─── Records for processing

int round_front(psim_handle* h, bool events_applied, bool from_partition) {
    RoundCtl ctl;
    ctl.crashes = !h->pend_crash.empty();
    if (!events_applied) bcast_slots(h, ctl);
    if (h->faults_dirty) {
        if (h->nx_faulted.size() != h->N) h->nx_faulted.assign(h->N, 0);
        h->n_omit_s = (uint32_t)h->nx_omit_s.size();
        h->n_omit_r = (uint32_t)h->nx_omit_r.size();
        h->faults = h->n_omit_s || h->n_omit_r || h->nx_nfaulted;
    }
    for (Shard* s : h->shards) s->tn = 0;
    std::vector<RoundArgs> args(h->shards.size());
    for (size_t i = 0; i < h->shards.size() && !from_partition; i++)
        TRY(phase_events_prepare(h, h->shards[i], ctl, args[i], !events_applied, false, events_applied));
    static const long long fail_round = getenv("PSIM_TEST_FAIL_ROUND") ? atoll(getenv("PSIM_TEST_FAIL_ROUND")) : -1;
    if (fail_round >= 0 && h->round == (uint64_t)fail_round) {
        for (Shard* s : h->shards) (void)hipStreamSynchronize(s->stream);
        return PSIM_ENOMEM;
    }
    for (size_t i = 0; i < h->shards.size() && !from_partition; i++) TRY(phase_consume(h, h->shards[i], args[i]));
    return PSIM_OK;
}

int round_back(psim_handle* h, uint64_t* st);

int run_round(psim_handle* h, uint64_t* st, bool events_applied = false, bool from_partition = false) {
    TRY(round_front(h, events_applied, from_partition));
    if (local_route(h)) {
        TRY(phase_route_local(h, h->shards[0]));
    } else {
        for (Shard* s : h->shards) TRY(phase_partition(h, s));
        if (h->ranked) TRY(exchange_rccl(h));
        else TRY(exchange_local(h));
    }
    return round_back(h, st);
}

int round_back(psim_handle* h, uint64_t* st) {
    for (Shard* s : h->shards) {
        TRY(phase_stats(h, s, h->pend_crash));
        if (!h->pend_b_root.empty())
            k_origin<<<grid_for(h->pend_b_root.size()), BLK, 0, s->stream>>>(
                s->origin.p, s->lo, s->n, s->bc_roots.p, s->bc_msgs.p, (uint32_t)h->pend_b_root.size(), s->flags.p,
                true, s->ctl.p);
    }
    memset(st, 0, NST * 8);
    for (Shard* s : h->shards) {
        TRY(stream_wait(s));
        flush_timers(h, s);
        for (int k = 0; k < NST; k++) st[k] += s->pin[k];
        if (local_route(h) && s->pin[PIN_OVF]) {
            const uint64_t m = s->pin[PIN_OVF];
            s->pin[PIN_OVF] = 0;
            if (s->rcap < m + m / 2) {
                const uint64_t want = m + m / 2;
                if (want <= (1ull << 26)) while (s->rcap < want) s->rcap <<= 1;
                else s->rcap = (want + (1ull << 20) - 1) >> 20 << 20;
            }
            TRY(route_buffers(s, false));
            TRY(phase_route_local(h, s, true));
            TRY(stream_wait(s));
        }
        if (local_route(h)) s->m_in = (uint32_t)s->pin[PIN_M];
        if (h->ranked) xcaps_update(h, s, s->pin);
        static const bool trace_relay = getenv("PSIM_TRACE_RELAY") != nullptr;
        if (trace_relay && s->rgrid)
        {
            uint64_t em = 0;
            for (int k = 0; k < ST_NTYPES; k++) em += s->pin[ST_EMIT + k];
            std::fprintf(stderr, "psim: round %llu shard %u: %u nodes with work, %u to k_consume, %u to k_pt, "
                         "%u to k_shuf, %u to k_consume_lite, %u to k_ptl, outbox bound %llu, emitted %llu\n",
                         (unsigned long long)h->round, s->idx, read1(s, s->d_nact.p), read1(s, s->n_slow.p),
                         read1(s, s->n_pt.p), read1(s, s->n_shuf.p), read1(s, s->n_lite.p) + read1(s, s->n_lite.p + 1) + read1(s, s->n_lite.p + 2) + read1(s, s->n_lite.p + 3),
                         read1(s, s->n_ptl.p) + read1(s, s->n_ptl.p + 1) + read1(s, s->n_ptl.p + 2) + read1(s, s->n_ptl.p + 3),
                         (unsigned long long)s->pin[PIN_TOTAL], (unsigned long long)em);
        }
        if (s->pin[NST] != ~0ull && s->pin[NST + 1] > s->pin[NST]) {
            h->kt_ms[KT_CONSUME] += (double)(s->pin[NST + 1] - s->pin[NST]) * 1e-5;
            h->kt_n[KT_CONSUME]++;
        }
    }
    if (st[ST_BOUND]) {
        std::fprintf(stderr, "psim: round %llu: %llu nodes emitted past their outbox bound (engine bug)\n",
                     (unsigned long long)h->round, (unsigned long long)st[ST_BOUND]);
        return PSIM_EDEVICE;
    }
    for (uint32_t j : h->pend_join) h->pend_join_mark[j] = 0;
    h->pend_crash.clear(); h->pend_join.clear(); h->pend_contact.clear();
    h->pend_lv_a.clear(); h->pend_lv_t.clear();
    if (st[ST_STOP]) {
        std::vector<uint32_t> ids;
        for (Shard* s : h->shards) {
            const size_t k = read1(s, s->n_stop.p);
            if (!k) continue;
            const size_t at = ids.size();
            ids.resize(at + k);
            HIP_TRY(hipMemcpyAsync(ids.data() + at, s->stop_ids.p, k * 4, hipMemcpyDeviceToHost, s->stream));
            TRY(stream_wait(s));
        }
        if (h->ranked) {
            Shard* s = h->shards[0];
            const uint32_t W = h->world;
            std::vector<uint64_t> cnt(W), mine(ids.begin(), ids.end());
            const uint64_t k = mine.size();
            TRY(h->comm_cnt.ensure(W + 1));
            HIP_TRY(hipMemcpyAsync(h->comm_cnt.p + W, &k, 8, hipMemcpyHostToDevice, s->stream));
            TRY(h->comm->all_gather(h->comm_cnt.p + W, h->comm_cnt.p, 8, s->stream));
            HIP_TRY(hipMemcpyAsync(cnt.data(), h->comm_cnt.p, W * 8, hipMemcpyDeviceToHost, s->stream));
            TRY(stream_wait(s));
            const uint64_t mk = *std::max_element(cnt.begin(), cnt.end());
            mine.resize(mk, 0);
            std::vector<uint64_t> all((size_t)W * mk);
            TRY(h->comm_cnt.ensure((size_t)W * mk + mk));
            HIP_TRY(hipMemcpyAsync(h->comm_cnt.p + (size_t)W * mk, mine.data(), mk * 8, hipMemcpyHostToDevice,
                                   s->stream));
            TRY(h->comm->all_gather(h->comm_cnt.p + (size_t)W * mk, h->comm_cnt.p, mk * 8, s->stream));
            HIP_TRY(hipMemcpyAsync(all.data(), h->comm_cnt.p, all.size() * 8, hipMemcpyDeviceToHost, s->stream));
            TRY(stream_wait(s));
            ids.clear();
            for (uint32_t r = 0; r < W; r++)
                for (uint64_t j = 0; j < cnt[r]; j++) ids.push_back((uint32_t)all[(size_t)r * mk + j]);
        }
        std::sort(ids.begin(), ids.end());
        h->pend_crash.insert(h->pend_crash.end(), ids.begin(), ids.end());
    }
    h->pend_part_set = h->pend_part_clear = false;
    h->faults_dirty = false;
    h->pend_b_root.clear(); h->pend_b_msg.clear();
    h->round++;
    return PSIM_OK;
}

void fill_stats(const uint64_t* s, uint64_t round, psim_round_stats* o) {
    memset(o, 0, sizeof *o);
    o->round = round;
    for (int i = 0; i < ST_NTYPES; i++) {
        o->emitted[i] = s[ST_EMIT + i];
        o->delivered[i] = s[ST_DELIV + i];
    }
    o->dropped = s[ST_DROPPED]; o->nodes_up = s[ST_UP]; o->nodes_processed = s[ST_PROC];
    o->exits = s[ST_EXITS]; o->send_fail = s[ST_FAIL]; o->first_deliveries = s[ST_FIRST];
    o->overflow = s[ST_OVF]; o->digest = s[ST_DIGEST]; o->state_bytes = s[ST_BYTES];
    for (int k = 0; k < PSIM_OVF_NKINDS; k++) o->overflow_by[k] = s[ST_OVF_BY + k];
    o->omitted = s[ST_OMIT];
}

void pending_swap(psim_handle* h, PendingEvents& e) {
    std::swap(h->pend_crash, e.crash); std::swap(h->pend_join, e.join); std::swap(h->pend_contact, e.contact);
    std::swap(h->pend_join_mark, e.join_mark);
    std::swap(h->pend_lv_a, e.lv_a); std::swap(h->pend_lv_t, e.lv_t);
    std::swap(h->pend_part, e.part);
    std::swap(h->pend_part_set, e.part_set); std::swap(h->pend_part_clear, e.part_clear);
    std::swap(h->pend_b_root, e.b_root); std::swap(h->pend_b_msg, e.b_msg);
    std::swap(h->faults_dirty, e.faults_dirty);
}

// ... 375 lines not shown
    }
    if (done > 0) {
        for (uint32_t j : h->pend_join) h->pend_join_mark[j] = 0;
        h->pend_crash.clear(); h->pend_join.clear(); h->pend_contact.clear();
        h->pend_part_set = h->pend_part_clear = false;
        h->pend_b_root.clear(); h->pend_b_msg.clear();
        h->faults_dirty = false;
    }
    s->m_in = (uint32_t)s->pin[PIN_M];
    *done_out = done;
    if (done == nb) {
        h->round = r0 + nb;
        s->xbatch = std::min<uint32_t>(2 * s->xbatch, BATCH_MAX);
        return PSIM_OK;
    }
    s->xbatch = std::max<uint32_t>(2, s->xbatch / 4);
    HIP_TRY(hipMemsetAsync(s->ctl.p, 0, sizeof cw, s->stream));
    h->round = r0 + done;
    const bool short_outbox = cw[0] == 1 && cw[1] == (uint32_t)h->round;
    uint64_t st[NST];
    if (short_outbox) {
        std::fprintf(stderr, "psim: round %llu: outbox grows past its capacity (%zu -> %llu slots)\n",
                     (unsigned long long)h->round, s->outbox.n, (unsigned long long)s->pin[PIN_TOTAL] + 1);
        TRY(stream_wait(s));
    }
    TRY(run_round(h, st, done == 0, !short_outbox));
    if (st_out) fill_stats(st, r0 + done, &st_out[done]);
    *done_out = done + 1;
    return PSIM_OK;
}

int shard_alloc(psim_handle* h, Shard* s) {
    HIP_TRY(hipStreamCreateWithFlags(&s->stream, hipStreamNonBlocking));
    HIP_TRY(hipEventCreateWithFlags(&s->wait_ev, hipEventDisableTiming));
    for (int k = 0; k < 2; k++) {
        HIP_TRY(hipStreamCreateWithFlags(&s->side[k], hipStreamNonBlocking));
        HIP_TRY(hipEventCreateWithFlags(&s->join_ev[k], hipEventDisableTiming));
    }
    HIP_TRY(hipEventCreateWithFlags(&s->fork_ev, hipEventDisableTiming));
    if (s->n > (1u << 26)) {
        HIP_TRY(hipFuncSetAttribute((const void*)k_bucket_route<false>, hipFuncAttributeMaxDynamicSharedMemorySize,
                                    8192 * 16));
        HIP_TRY(hipFuncSetAttribute((const void*)k_bucket_route<true>, hipFuncAttributeMaxDynamicSharedMemorySize,
                                    8192 * 16));
    }
    HIP_TRY(hipHostMalloc((void**)&s->pin, (size_t)PIN_STRIDE * (1 + BATCH_MAX) * sizeof(uint64_t), hipHostMallocMapped));
    HIP_TRY(hipHostGetDevicePointer((void**)&s->pin_dev, s->pin, 0));
    memset(s->pin, 0, (size_t)PIN_STRIDE * (1 + BATCH_MAX) * sizeof(uint64_t));
    for (int k = 0; k < Shard::MAXT; k++) {
        HIP_TRY(hipEventCreate(&s->ev[k][0]));
        HIP_TRY(hipEventCreate(&s->ev[k][1]));
    }
    s->ev_live = true;
    const size_t N = h->N, n = std::max<uint32_t>(s->n, 1);
    int rc = 0;
    rc |= s->flags.alloc(N); rc |= s->part.alloc(N); rc |= s->hdr.alloc(n);
    if (h->cfg.manager != PSIM_MANAGER_PLUGGABLE) { rc |= s->upart.alloc(N); rc |= s->lite_cm.alloc(n); }
    rc |= s->crash_bits.alloc((N >> (CRASH_GRAIN_SHIFT + 5)) + 1);
    rc |= s->act.alloc(n * PSIM_ACTIVE_CAP); rc |= s->pas.alloc(n * PSIM_PASSIVE_CAP);
    rc |= s->sentm.alloc(n * IDMAP_IN); rc |= s->recvm.alloc(n * IDMAP_IN);
    if (h->cfg.manager != PSIM_MANAGER_PLUGGABLE) {
        const size_t rows = h->cfg.manager == PSIM_MANAGER_XBOT ? 2 * n : std::max<size_t>(1024, n / 32);
        rc |= s->mapx.alloc(rows * IDMAP_EXT);
    }
    rc |= s->mapx_top.alloc(1);
    rc |= s->pt_all.alloc(n * PSIM_PT_MEMBERS_CAP); rc |= s->pt_com.alloc(n * PSIM_PT_MEMBERS_CAP);
    rc |= s->pt_eag.alloc(n * RT_SET); rc |= s->pt_laz.alloc(n * RT_SET); rc |= s->pt_rt.alloc(n * RT_WORDS);
    rc |= s->origin.alloc(n); rc |= s->slots.alloc(2 * PSIM_MSG_SLOTS);
    rc |= s->pt_out.alloc(n * OUT_IN); rc |= s->start.alloc(n);
    if (h->cfg.manager != PSIM_MANAGER_PLUGGABLE) rc |= s->conn.alloc(n * PSIM_CONN_CAP);
    if (h->cfg.manager != PSIM_MANAGER_PLUGGABLE) {
        size_t rows = std::max<size_t>(1024, n / 8);
        if (const char* e = getenv("PSIM_OUTX_ROWS")) rows = std::max<size_t>(1, (size_t)atoll(e));
        rc |= s->outx.alloc(rows * OUT_EXT);
    }
    rc |= s->outx_top.alloc(1);
    rc |= s->ocnt.alloc(n); rc |= s->cb.alloc(n + 1);
    rc |= s->in_beg.alloc(n + 1); rc |= s->bound.alloc(n + 1); rc |= s->pscan.alloc(4097); rc |= s->obase.alloc(n + 1);
    rc |= s->bmask.alloc(n); rc |= s->btot.alloc(4096);
    rc |= s->desc.alloc(n); rc |= s->d_nact.alloc(1);
    rc |= s->desc_slow.alloc(n); rc |= s->n_slow.alloc(1);
    rc |= s->desc_pt.alloc(n); rc |= s->n_pt.alloc(1);
    rc |= s->desc_shuf.alloc(n); rc |= s->n_shuf.alloc(1);
    rc |= s->desc_lite.alloc(2 * n); rc |= s->n_lite.alloc(4);
    rc |= s->desc_ptl.alloc(2 * n); rc |= s->n_ptl.alloc(4);
    if (h->cfg.manager == PSIM_MANAGER_PLUGGABLE) { rc |= s->stop_ids.alloc(n); rc |= s->n_stop.alloc(1); }
    rc |= s->stat_out.alloc(STAT_OUT_N);
    rc |= s->ctl.alloc(4);
    rc |= s->stat_tile.alloc((size_t)STAT_TILES * NST);
    rc |= s->ikeys.alloc(1024); rc |= s->ivals.alloc(1024);
    rc |= s->recvh.alloc(1024); rc |= s->recvt.alloc(1024); rc |= s->wseg.alloc(130); rc |= s->inbox.alloc(1024); rc |= s->outbox.alloc(1024);
    if (h->cfg.manager == PSIM_MANAGER_PLUGGABLE) {
        if (h->cfg.strategy == PSIM_STRATEGY_FULL) {
            rc |= s->fbits.alloc(n * 2 * h->fw);
            rc |= s->pay_top.alloc(1);
            rc |= s->pay[0].alloc(2 * h->fw); rc |= s->pay[1].alloc(2 * h->fw);
        } else {
            rc |= s->sview.alloc(n * PSIM_SVIEW_CAP);
            if (h->cfg.strategy == PSIM_STRATEGY_SCAMP_V2) rc |= s->sinv.alloc(n * PSIM_SVIEW_CAP);
        }
    }
    if (rc) return PSIM_ENOMEM;
    HIP_TRY(hipDeviceSynchronize());
    return PSIM_OK;
}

──────

• _Exercise aim_: What is the number of lines in the listing that contain the word "unsigned"? Give that number and nothing else.

• _Exercise solution_: 4